── DATA ──
template <int KH, int ACT1, bool DROP, int NWM, bool SPLIT, bool CONTIG = false>
__global__ void __launch_bounds__(NWM * 64) __attribute__((amdgpu_waves_per_eu(NWM == MLP2_MAXW || ACT1 < 0 ? 1 : MLP2_W88, 8))) mlp2_kernel(Args args) {
  static_assert(!CONTIG || (SPLIT && NWM == MLP2_MAXW), "CONTIG is an instantiation of the pre-split kernel");
  if (!SPLIT && args.guard && __hip_atomic_load(args.guard, __ATOMIC_RELAXED, __HIP_MEMORY_SCOPE_AGENT) != args.epoch) return;
#ifdef MLP2_STAMPS
  const uint64_t rt0 = __builtin_amdgcn_s_memrealtime();
#endif
  extern __shared__ __attribute__((aligned(16))) float lds[];
  constexpr int NKB = (2 * KH + 31) / 32;
  constexpr int T = 32;
  constexpr bool PRE = SPLIT && NWM == MLP2_MAXW;
  constexpr int NXB = PRE ? 1 : 2;
  constexpr bool LEAN = PRE && ACT1 >= 0;
  constexpr bool EXPK = PRE && ACT1 == ACT_TANH;
  constexpr bool PAD1 = true;
  constexpr int A1S = MLP2_A1W;
  constexpr int HS = NWM == MLP2_MAXW ? 4 : 3;
  const int* prog = args.prog;
  const int* o = prog + prog[H_OPS_OFF];
  const int mode = prog[H_MODE];
  const bool train = mode == MODE_TRAIN;
  const int Cin = o[O_K], F = o[O_N], NCB = o[O_MODE];
  const int wave = __builtin_amdgcn_readfirstlane(threadIdx.x >> 6);
  const int lane = threadIdx.x & 63, half = lane >> 5, l32 = lane & 31;
  const int NT = blockDim.x;
  const int n = wave * 32 + l32;
  const bool nok = n < F;
  const int NPR = NWM == MLP2_MAXW ? MLP2_MAXW : NCB;
  float* xbuf = lds;
  float* lbuf = xbuf + NXB * MLP2_XF;
  float* part = lbuf + 2 * MLP2_LAB;
  float* dz2 = part + NPR * T * 4;
  float* a1s = dz2 + T * 4;
  float* w2t = a1s + NCB * A1S;
  float* b2t = w2t + NCB * 128;
  float* hacc = b2t + 4;
  float* red = hacc + NCB * 64 * HS;
  float* colt = red + MLP2_RED;
  _Float16* xfb = (_Float16*)(colt + NCB * 128);
  constexpr bool DZ2P = PRE && MLP2_BIG_OBJ;
  constexpr int DZS = DZ2P ? 3 : 4;

  E2 e1 = {o[O_EACT], o[O_EDROP], (uint32_t)o[O_ETHR], __int_as_float(o[O_EKEEP])};
  E2 e2 = {o[O_AUX2], o[O_TBASE], (uint32_t)o[O_TCOUNT], __int_as_float(o[O_F0])};
  const float inv_keep1 = 1.f / e1.keep;
  const float* W1 = args.params + o[O_W];
  const float* W2 = args.params + o[O_AUX0];

  const int64_t nrows = args.nrows;
  const int64_t ntiles = (nrows + T - 1) / T;
  const int P = args.P;
  const bool labels = mode != MODE_FWD;
  const int S = gridDim.x * T, dq = S / P, dr = S - dq * P;
  TileImg ti;
// ... 78 lines not shown
  }
  if (threadIdx.x < 4) b2t[threadIdx.x] = (threadIdx.x < 3 && o_aux1 >= 0) ? b2r : 0.f;
  for (int i = threadIdx.x; i < NT * HS; i += NT) hacc[i] = 0.f;

  f32x16 dw[NKB];
#pragma unroll
  for (int s = 0; s < NKB; ++s) dw[s] = f32x16{};
  float dw2[3] = {0.f, 0.f, 0.f};
  float db1 = 0.f;

  const int NT3 = (NT / 3) * 3;

  for (int i = threadIdx.x; i < NXB * 32 * 16; i += NT) {
    const int r = i >> 4, c = Cin + (i & 15);
    if (c < 96) xbuf[r * MLP2_XS + c] = 0.f;
  }
  for (int i = NCB * T * 4 + threadIdx.x; i < NPR * T * 4; i += NT) part[i] = 0.f;
  __syncthreads();
  if constexpr (PRE) {
    asm volatile("s_waitcnt vmcnt(0)" ::: "memory");
    bar_lds();
    const bool xbad = presplit_tile<KH>(xbuf, xfb, threadIdx.x, NT);
    bad |= xbad && blockIdx.x < ntiles;
  }
  int buf = 0;
#ifdef MLP2_STAMPS
  uint32_t ph[9] = {};
  uint64_t tprev = __builtin_amdgcn_s_memtime();
  const uint64_t rt1 = __builtin_amdgcn_s_memrealtime();
#define STAMP(i) do { const uint64_t t_ = __builtin_amdgcn_s_memtime(); ph[i] += (uint32_t)(t_ - tprev); tprev = t_; } while (0)
#else
#define STAMP(i) do {} while (0)
#endif
  for (int tile = blockIdx.x; tile < (int)ntiles; tile += gridDim.x, buf ^= 1, ti.advance(dq, dr)) {
    const int tlane = PRE ? lane_now() : lane, thalf = tlane >> 5, tl32 = tlane & 31;
    const int tcol = wave * 32 + tl32;
    const bool tok = tcol < F;
    using tid_t = typename std::conditional<PRE, int, unsigned>::type;
    const tid_t ttid = PRE ? (tid_t)(wave * 64 + tlane) : (tid_t)threadIdx.x;
    const int64_t row0 = (int64_t)tile * T;
    const float* xs = xbuf + (PRE ? 0 : buf) * MLP2_XF;
    const float* lab = lbuf + buf * MLP2_LAB;
    if constexpr (!PRE) asm volatile("s_waitcnt vmcnt(0)" ::: "memory");
    STAMP(0);
    if (!(MLP2_BAR1_SKIP && PRE && tile != (int)blockIdx.x)) bar_lds();
    STAMP(1);
    if (tile + gridDim.x < ntiles) {
      TileImg tn = ti;
      tn.advance(dq, dr);
      if constexpr (CONTIG) {
        stage_contig(args, xbuf, lbuf + (buf ^ 1) * MLP2_LAB, xnext, (int64_t)(tile + gridDim.x) * T, tn,
                     wave, NCB, Cin, labels);
        xnext += xstep;
      } else {
        stage_tile<PRE && MLP2_BIG_OBJ>(args, xbuf + (PRE ? 0 : (buf ^ 1)) * MLP2_XF, lbuf + (buf ^ 1) * MLP2_LAB,
                   (int64_t)(tile + gridDim.x) * T, tn, wave, NCB, tlane, Cin, labels);
      }
    }

    STAMP(2);
    uint32_t dmask = 0;
    {
      const float* ap = xs + tl32 * MLP2_XS + thalf * KH;
      f32x16 acc = {};
      if constexpr (PRE) {
        const _Float16* fp = xfb + buf * MLP2_IMG + img_row(tl32) * MLP2_FS + 48 * thalf;
        auto frag = [&](int s) {
          return SplitD{*(const h8*)(fp + 8 * s), *(const h8*)(fp + 32 * MLP2_FS + 8 * s),
                        *(const h8*)(fp + 64 * MLP2_FS + 8 * s)};
        };
        SplitD xd = frag(0);
#pragma unroll
        for (int s = 0; s < 6; ++s) {
          SplitD xn = xd;
          if (s + 1 < 6) xn = frag(s + 1);
          __builtin_amdgcn_sched_barrier(0);
          acc = mfma3_dw(xd, wsp[s], acc);
          xd = xn;
        }
        STAMP(3);
      } else if constexpr (SPLIT) {
#pragma unroll
        for (int s = 0; s < 6; ++s) {
          const f32x4 a0 = *(const f32x4*)(ap + 8 * s), a1 = *(const f32x4*)(ap + 8 * s + 4);
          acc = mfma3_dw(split_d8(f32x8{a0.x, a0.y, a0.z, a0.w, a1.x, a1.y, a1.z, a1.w}), wsp[s], acc);
          __builtin_amdgcn_sched_barrier(0);
        }
        bad |= !(fabsf(sum16(acc)) <= 3.0e38f);
      } else {
        f32x4 an = *(const f32x4*)(ap);
#pragma unroll
        for (int m = 0; m < KH; m += 4) {
          const f32x4 a = an;
          if (m + 4 < KH) an = *(const f32x4*)(ap + m + 4);
          acc = __builtin_amdgcn_mfma_f32_32x32x2f32(a.x, wreg[m + 0], acc, 0, 0, 0);
          acc = __builtin_amdgcn_mfma_f32_32x32x2f32(a.y, wreg[m + 1], acc, 0, 0, 0);
          acc = __builtin_amdgcn_mfma_f32_32x32x2f32(a.z, wreg[m + 2], acc, 0, 0, 0);
          acc = __builtin_amdgcn_mfma_f32_32x32x2f32(a.w, wreg[m + 3], acc, 0, 0, 0);
          __builtin_amdgcn_sched_barrier(0);
        }
      }
      if (DROP) {
        if (CONTIG || P >= 32) {
          const bool k0 = drop_hash(args.seed, e1.drop, (uint64_t)(ti.img0 + args.img_off), tcol) >= e1.thr;
          const bool k1 = drop_hash(args.seed, e1.drop, (uint64_t)(ti.img0 + 1 + args.img_off), tcol) >= e1.thr;
#pragma unroll
          for (int g = 0; g < 16; ++g) {
            const int r = (g & 3) + 8 * (g >> 2) + 4 * thalf;
            dmask |= (ti.rem0 + r >= P ? k1 : k0) ? (1u << g) : 0u;
          }
        } else {
#pragma unroll
          for (int g = 0; g < 16; ++g) {
            const int r = (g & 3) + 8 * (g >> 2) + 4 * thalf;
            dmask |= drop_hash(args.seed, e1.drop, (uint64_t)(ti.of(r) + args.img_off), tcol) >= e1.thr
                         ? (1u << g) : 0u;
          }
        }
      }
      const f32x4 cs = *(const f32x4*)(colt + tcol * 4);
#pragma unroll
      for (int g = 0; g < 16; ++g) {
        float z;
        if constexpr (EXPK) {
          const float e = __builtin_amdgcn_exp2f(fmaf(acc[g], cs.x, cs.y));
          z = fmaf(-2.f, __builtin_amdgcn_rcpf(1.f + e), 1.f);
        } else {
          z = act1_f<ACT1, SPLIT>(e1.act, SPLIT ? fmaf(acc[g], cs.x, cs.y) : acc[g] + cs.y);
        }
        if (DROP) z = (dmask >> g) & 1u ? z * inv_keep1 : 0.f;
        acc[g] = LEAN || tok ? z : 0.f;
      }
#pragma unroll
      for (int g = 0; g < 16; ++g) a1s[wave * A1S + (PAD1 ? a1_row(g) : 64 * g) + tlane] = acc[g];
      __builtin_amdgcn_fence(__ATOMIC_RELEASE, "wavefront");
      __builtin_amdgcn_wave_barrier();
      __builtin_amdgcn_fence(__ATOMIC_ACQUIRE, "wavefront");
      {
        const int r = tl32, hh = (r >> 2) & 1, gr = (r & 3) + 4 * (r >> 3);
        const float* ar = a1s + wave * A1S + (PAD1 ? a1_row(gr) : 64 * gr) + hh * 32 + 16 * thalf;
        const float* wr = w2t + (wave * 32 + 16 * thalf) * 4;
        float s0 = 0.f, s1 = 0.f, s2 = 0.f;
#pragma unroll
        for (int i = 0; i < 16; i += 4) {
          const f32x4 av = *(const f32x4*)(ar + i);
#pragma unroll
          for (int e = 0; e < 4; ++e) {
            const f32x4 w = *(const f32x4*)(wr + (i + e) * 4);
            s0 = fmaf(av[e], w.x, s0);
            s1 = fmaf(av[e], w.y, s1);
            s2 = fmaf(av[e], w.z, s2);
          }
        }
        if constexpr (PRE) {
          s0 += xor32_now(s0, tlane);
          s1 += xor32_now(s1, tlane);
          s2 += xor32_now(s2, tlane);
        } else {
          s0 += __shfl_xor(s0, 32, 64);
          s1 += __shfl_xor(s1, 32, 64);
          s2 += __shfl_xor(s2, 32, 64);
        }
        if (thalf == 0) *(f32x4*)(part + (wave * T + r) * 4) = f32x4{s0, s1, s2, 0.f};
      }
    }
    STAMP(4);
    if constexpr (PRE) asm volatile("s_waitcnt vmcnt(0)" ::: "memory");
    bar_lds();
    STAMP(5);
    if constexpr (PRE) {
      if (wave >= 2 && tile + gridDim.x < ntiles)
        bad |= presplit_tile<KH>(xbuf, xfb + (buf ^ 1) * MLP2_IMG, ttid - 128, NT - 128);
    }

    auto head_item = [&](int it) {
      const int r = it / 3, j = it - r * 3;
      const int64_t R = row0 + r;
      float z = b2t[j];
      float pv[MLP2_MAXW];
#pragma unroll
      for (int w = 0; w < MLP2_MAXW; ++w) pv[w] = NWM == MLP2_MAXW || w < NCB ? part[(w * T + r) * 4 + j] : 0.f;
      float lv = 0.f, ha0 = 0.f, ha1 = 0.f, ha2 = 0.f;
      if (mode != MODE_FWD) {
        lv = lab[r * 4 + j];
        ha0 = hacc[ttid * HS + 0];
        ha1 = hacc[ttid * HS + 1];
        ha2 = hacc[ttid * HS + 2];
      }
#pragma unroll
      for (int w = 0; w < MLP2_MAXW; ++w) z += pv[w];
      const bool d2 = ACT1 < 0 || __builtin_expect(e2.drop >= 0, 0);
      int64_t img = 0;
      bool k2 = true;
      if (d2) {
        img = ti.of<CONTIG>(r) + args.img_off;
        if (ACT1 >= 0) k2 = drop_hash(args.seed, e2.drop, (uint64_t)img, j) >= e2.thr;
      }
      const float p = ACT1 >= 0 ? (d2 ? (k2 ? z / e2.keep : 0.f) : z) : e_fwd(e2, args.seed, img, j, z);
      if (mode == MODE_FWD) {
        if (R < nrows) args.y[R * 3 + j] = p;
      } else {
        float g = 0.f;
        if (R < nrows) {
          const float err = p - lv;
          ha0 = fmaf(err, err, ha0);
          ha1 += fabsf(err);
          g = SPLIT ? 2.f * err : 2.f * err * args.inv_count;
        }
        if (train) {
          g = ACT1 >= 0 ? (d2 ? (k2 ? g / e2.keep : 0.f) : g) : e_bwd(e2, args.seed, img, j, g, p);
          dz2[r * DZS + j] = g;
          ha2 += g;
        }
        hacc[ttid * HS + 0] = ha0;
        hacc[ttid * HS + 1] = ha1;
        hacc[ttid * HS + 2] = ha2;
      }
    };
    if constexpr (NWM == MLP2_MAXW) {
      if (ttid < T * 3) head_item(ttid);
    } else {
      for (int it = threadIdx.x; it < T * 3 && threadIdx.x < NT3; it += NT3) head_item(it);
    }
    STAMP(6);
    if constexpr (PRE) {
      asm volatile("s_waitcnt vmcnt(0)" ::: "memory");
      bar_lds();
      STAMP(7);
      if (!train) continue;
    } else {
      if (!train) continue;
      bar_lds();
    }

    STAMP(8);
    {
      const f32x4 w2r = *(const f32x4*)(w2t + tcol * 4);
      const float s2 = colt[tcol * 4 + 2];
      const f32x4 w2v = PRE ? f32x4{w2r.x * s2, w2r.y * s2, w2r.z * s2, 0.f} : w2r;
      auto dz_row = [&](int g, float dx, float dy, float dz) {
        const float a = a1s[wave * A1S + (PAD1 ? a1_row(g) : 64 * g) + tlane];
        const float da = PRE ? fmaf(dz, w2v.z, fmaf(dx, w2v.x, dy * w2v.y))
                             : dx * w2v.x + dy * w2v.y + dz * w2v.z;
        float gz, av = a;
        if (DROP) {
          gz = (dmask >> g) & 1u ? da * inv_keep1 : 0.f;
          av = a * e1.keep;
        } else {
          gz = da;
        }
        {
#pragma clang fp contract(off)
          gz = LEAN || tok ? gz * act1_g<ACT1>(e1.act, av) : 0.f;
          db1 += gz;
        }
        dw2[0] = fmaf(a, dx, dw2[0]);
        dw2[1] = fmaf(a, dy, dw2[1]);
        dw2[2] = fmaf(a, dz, dw2[2]);
        return gz;
      };
      auto dz_of = [&](int g) {
        const int r = (g & 3) + 8 * (g >> 2) + 4 * thalf;
        const f32x4 d = *(const f32x4*)(dz2 + r * 4);
        return dz_row(g, d.x, d.y, d.z);
      };
      auto dz_step = [&](int s) {
        f32x8 dv;
#pragma unroll
        for (int k2 = 0; k2 < 2; ++k2) {
          const float* dp = dz2 + (8 * (2 * s + k2) + 4 * thalf) * 3;
          const f32x4 t0 = *(const f32x4*)(dp), t1 = *(const f32x4*)(dp + 4), t2 = *(const f32x4*)(dp + 8);
          const float t[12] = {t0.x, t0.y, t0.z, t0.w, t1.x, t1.y, t1.z, t1.w, t2.x, t2.y, t2.z, t2.w};
#pragma unroll
          for (int q = 0; q < 4; ++q) dv[4 * k2 + q] = dz_row(8 * s + 4 * k2 + q, t[3 * q], t[3 * q + 1], t[3 * q + 2]);
        }
        return dv;
      };
      if constexpr (PRE) {
        const int tc = (tl32 & 16) + 4 * (tl32 & 3);
        const _Float16* th = xfb + buf * MLP2_IMG + img_row(4 * thalf + ((tl32 >> 2) & 3)) * MLP2_FS;
        auto xt_of = [&](int s, int kb) {
          const _Float16* q = th + 16 * s * MLP2_FS + img_pos<KH>(32 * kb + tc);
          return SplitD{tr_read8(q), tr_read8(q + 32 * MLP2_FS), tr_read8(q + 64 * MLP2_FS)};
        };
        f32x8 dv0, dv1;
        if constexpr (DZ2P) dv0 = dz_step(0);
        else {
#pragma unroll
          for (int j = 0; j < 8; ++j) dv0[j] = dz_of(j);
        }
        const SplitW d0 = split_w8_mix(dv0);
        __builtin_amdgcn_sched_barrier(0);
#pragma unroll
        for (int kb = 0; kb < NKB; ++kb) dw[kb] = mfma3_dw(xt_of(0, kb), d0, dw[kb]);
        if constexpr (DZ2P) dv1 = dz_step(1);
        else {
#pragma unroll
          for (int j = 0; j < 8; ++j) dv1[j] = dz_of(8 + j);
        }
        __builtin_amdgcn_sched_barrier(0);
        const SplitW d1 = split_w8_mix(dv1);
#pragma unroll
        for (int kb = 0; kb < NKB; ++kb) dw[kb] = mfma3_dw(xt_of(1, kb), d1, dw[kb]);
      } else if constexpr (SPLIT) {
#pragma unroll
        for (int s = 0; s < 2; ++s) {
          f32x8 dv;
#pragma unroll
          for (int j = 0; j < 8; ++j) {
            dv[j] = dz_of(8 * s + j);
            if ((j & 3) == 3) __builtin_amdgcn_sched_barrier(0);
          }
          const SplitW dsp = split_w8(dv * s2);
#pragma unroll
          for (int kb = 0; kb < NKB; ++kb) {
            const float* xp = xs + (4 * thalf) * MLP2_XS + kb * 32 + tl32;
            f32x8 xv;
#pragma unroll
            for (int j = 0; j < 8; ++j) xv[j] = xp[(16 * s + 8 * (j >> 2) + (j & 3)) * MLP2_XS];
            dw[kb] = mfma3_dw(split_d8(xv), dsp, dw[kb]);
            __builtin_amdgcn_sched_barrier(0);
          }
        }
      } else {
        float dz1[16];
#pragma unroll
        for (int g = 0; g < 16; ++g) {
          dz1[g] = dz_of(g);
          if ((g & 3) == 3) __builtin_amdgcn_sched_barrier(0);
        }
#pragma unroll
        for (int kb = 0; kb < NKB; ++kb) {
          const float* xp = xs + (4 * thalf) * MLP2_XS + kb * 32 + tl32;
          f32x16 acc = dw[kb];
          auto xat = [&](int g) { return xp[((g & 3) + 8 * (g >> 2)) * MLP2_XS]; };
          float x0 = xat(0), x1 = xat(1);
#pragma unroll
          for (int g = 0; g < 16; ++g) {
            const float xv = x0;
            x0 = x1;
            if (g + 2 < 16) x1 = xat(g + 2);
            acc = __builtin_amdgcn_mfma_f32_32x32x2f32(xv, dz1[g], acc, 0, 0, 0);
            __builtin_amdgcn_sched_barrier(0);
          }
          dw[kb] = acc;
        }
      }
    }
  }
───
EXERCISE PROMPT. From the records above, retype only the lines starting at the line that contains "constexpr int DZS = DZ2P ? 3 : 4;" and ending at the line that contains "const int S", both included.

RESPONSE BELOW.
  constexpr int DZS = DZ2P ? 3 : 4;

  E2 e1 = {o[O_EACT], o[O_EDROP], (uint32_t)o[O_ETHR], __int_as_float(o[O_EKEEP])};
  E2 e2 = {o[O_AUX2], o[O_TBASE], (uint32_t)o[O_TCOUNT], __int_as_float(o[O_F0])};
  const float inv_keep1 = 1.f / e1.keep;
  const float* W1 = args.params + o[O_W];
  const float* W2 = args.params + o[O_AUX0];

  const int64_t nrows = args.nrows;
  const int64_t ntiles = (nrows + T - 1) / T;
  const int P = args.P;
  const bool labels = mode != MODE_FWD;
  const int S = gridDim.x * T, dq = S / P, dr = S - dq * P;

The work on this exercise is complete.